Saved entries:
((

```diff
-#pragma unroll
-        for (int r = 0; r < 8; r++) x[r] = fred(c ? a1[r] : a0[r], q, qi);
-        row_intt8(x, sr, L, tw, q, qi, big);
-#pragma unroll
-        for (int r = 0; r < 8; r++) st_d(&o0[(long)c * acs + 32 * r], x[r]);
-    }
-}
-
-}
+            double x[8];
+#pragma unroll
+            for (int r = 0; r < 8; r++) x[r] = fred(c ? a1[r] : a0[r], q, qi);
+            row_intt8<BIG>(x, sr, L, tw, q, qi);
+#pragma unroll
+            for (int r = 0; r < 8; r++) st_d(&o0[(long)c * acs + 32 * r], x[r]);
+        }
+    };
+    if (q >= kBigPrime) body(KsBig<true>{});
+    else body(KsBig<false>{});
+}
+
+}
```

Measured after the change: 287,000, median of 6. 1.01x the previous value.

))

Out of the data above, return each line where the word "body" can be found.

* OUTPUT FOR THIS EXERCISE *
+    if (q >= kBigPrime) body(KsBig<true>{});
+    else body(KsBig<false>{});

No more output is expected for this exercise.